Provided records →
struct LbvhInput { int ntri; const float *v0, *v1, *v2; const float4 *d_tri, *d_sh; };
struct LbvhOutput {
    float4 *nodes = nullptr, *tri = nullptr, *tri_sh = nullptr;
    int nnodes = 0, root_ref = 0, depth = 0, rounds = 0;
    float root_mn[3], root_mx[3];
};
__host__ __device__ constexpr uint32_t ploc_pack(uint32_t height, uint32_t count) {
    return (height < 255u ? height : 255u) | (count << 8);
}
__host__ __device__ constexpr uint32_t ploc_height(uint32_t h) { return h & 0xffu; }
__host__ __device__ constexpr uint32_t ploc_count(uint32_t h) { return h >> 8; }
__host__ __device__ constexpr uint32_t ploc_merge(uint32_t a, uint32_t b) {
    return ploc_pack((ploc_height(a) > ploc_height(b) ? ploc_height(a) : ploc_height(b)) + 1u,
                     ploc_count(a) + ploc_count(b) + 1u);
}
int build_lbvh(const LbvhInput& in, LbvhOutput& out, hipStream_t s);
int build_ploc(const LbvhInput& in, LbvhOutput& out, hipStream_t s);
int trace_profile(unsigned long long* out, int reset);
int wave_times(unsigned long long* out, int n);
int shade_sections(unsigned long long* out, int n, int reset);
void launch_cam_table(const mcpt::CamView& cam, int W, int H, float4* px, float4* dir, hipStream_t s);
void launch_quot(const float* a, const float* b, float* out, uint32_t n, hipStream_t s);
void launch_copy(const float4* src, float4* dst, size_t n, hipStream_t s);
void launch_hit_record(const HitRecordArgs& a, hipStream_t s);
void launch_tonemap(const TonemapArgs& a, hipStream_t s);
void launch_resolve(const ResolveArgs& a, hipStream_t s);
void launch_accumulate(CounterBlock* c, uint32_t nparts, uint32_t* occ_gate, hipStream_t s);
void launch_pack(const PackArgs& a, hipStream_t s);
void launch_unpack(const UnpackArgs& a, hipStream_t s);

constexpr char kDenoiseLdsEnv[] = "MCPT_DENOISE_LDS_MAX";
constexpr char kGuideChunkEnv[] = "MCPT_GUIDE_CHUNK_BYTES";
struct DenoiseArgs {
    mcpt::DenoisePass k;
    int W, H;
    const float4 *col, *gd, *al;
    float4* out;
};
struct DenoisePrepArgs {
    const float4* Ld; const uint32_t* samples; const float4 *g_alb, *g_nz;
    const float *rgb, *normal, *albedo, *depth;
    float4 *col, *gd, *al; uint32_t n;
};
struct GuideArgs {
    mcpt::CamView cam;
    const float4 *cam_px, *cam_dir;
    int W, H;
    uint64_t seed;
    uint32_t p0, np, s0, ns;
    float4 *ro, *rd;
    const float4 *hit_p, *hit_n;
    const float* mats;
    float4 *g_alb, *g_nz;
};
struct DenoiseGuidedArgs : DenoiseArgs {
    mcpt::DenoiseVar v;
};
struct DenoiseGuidedPrepArgs : DenoisePrepArgs {
    const float4* err;
    const float* variance;
    float2* vl;
};
void launch_denoise_pass(const DenoiseGuidedArgs& a, int lds_max_stride, hipStream_t s);
void launch_denoise_prep(const DenoiseGuidedPrepArgs& a, hipStream_t s);
void launch_guide_rays(const GuideArgs& a, hipStream_t s);
void launch_guide_accum(const GuideArgs& a, hipStream_t s);

struct OwnMap {
    const int32_t* own;
    int compact, tile_w, tile_h, W, H;
};
struct FilmErrorArgs {
    const float4* Ld; const uint32_t* samples; size_t stride; int slots;
    OwnMap m;
    float4* out;
};
struct BudgetArgs {
    const float4* err;
    OwnMap m;
    mcpt::BudgetParams p;
    uint32_t* budget;
    unsigned long long* cnt;
};
struct SlotImageArgs {
    const float4* Ld; const uint32_t* samples;
    OwnMap m;
    float4* out_Ld; uint32_t* out_samples;
};
void launch_film_error(const FilmErrorArgs& a, hipStream_t s);
void launch_budget(const BudgetArgs& a, hipStream_t s);
void launch_slot_image(const SlotImageArgs& a, hipStream_t s);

Problem to solve →
The required output is every line above from the one with "void launch_pack(const PackArgs&" down to the one with "uint64_t seed;", restated word for word, ends included.

Task result →
void launch_pack(const PackArgs& a, hipStream_t s);
void launch_unpack(const UnpackArgs& a, hipStream_t s);

constexpr char kDenoiseLdsEnv[] = "MCPT_DENOISE_LDS_MAX";
constexpr char kGuideChunkEnv[] = "MCPT_GUIDE_CHUNK_BYTES";
struct DenoiseArgs {
    mcpt::DenoisePass k;
    int W, H;
    const float4 *col, *gd, *al;
    float4* out;
};
struct DenoisePrepArgs {
    const float4* Ld; const uint32_t* samples; const float4 *g_alb, *g_nz;
    const float *rgb, *normal, *albedo, *depth;
    float4 *col, *gd, *al; uint32_t n;
};
struct GuideArgs {
    mcpt::CamView cam;
    const float4 *cam_px, *cam_dir;
    int W, H;
    uint64_t seed;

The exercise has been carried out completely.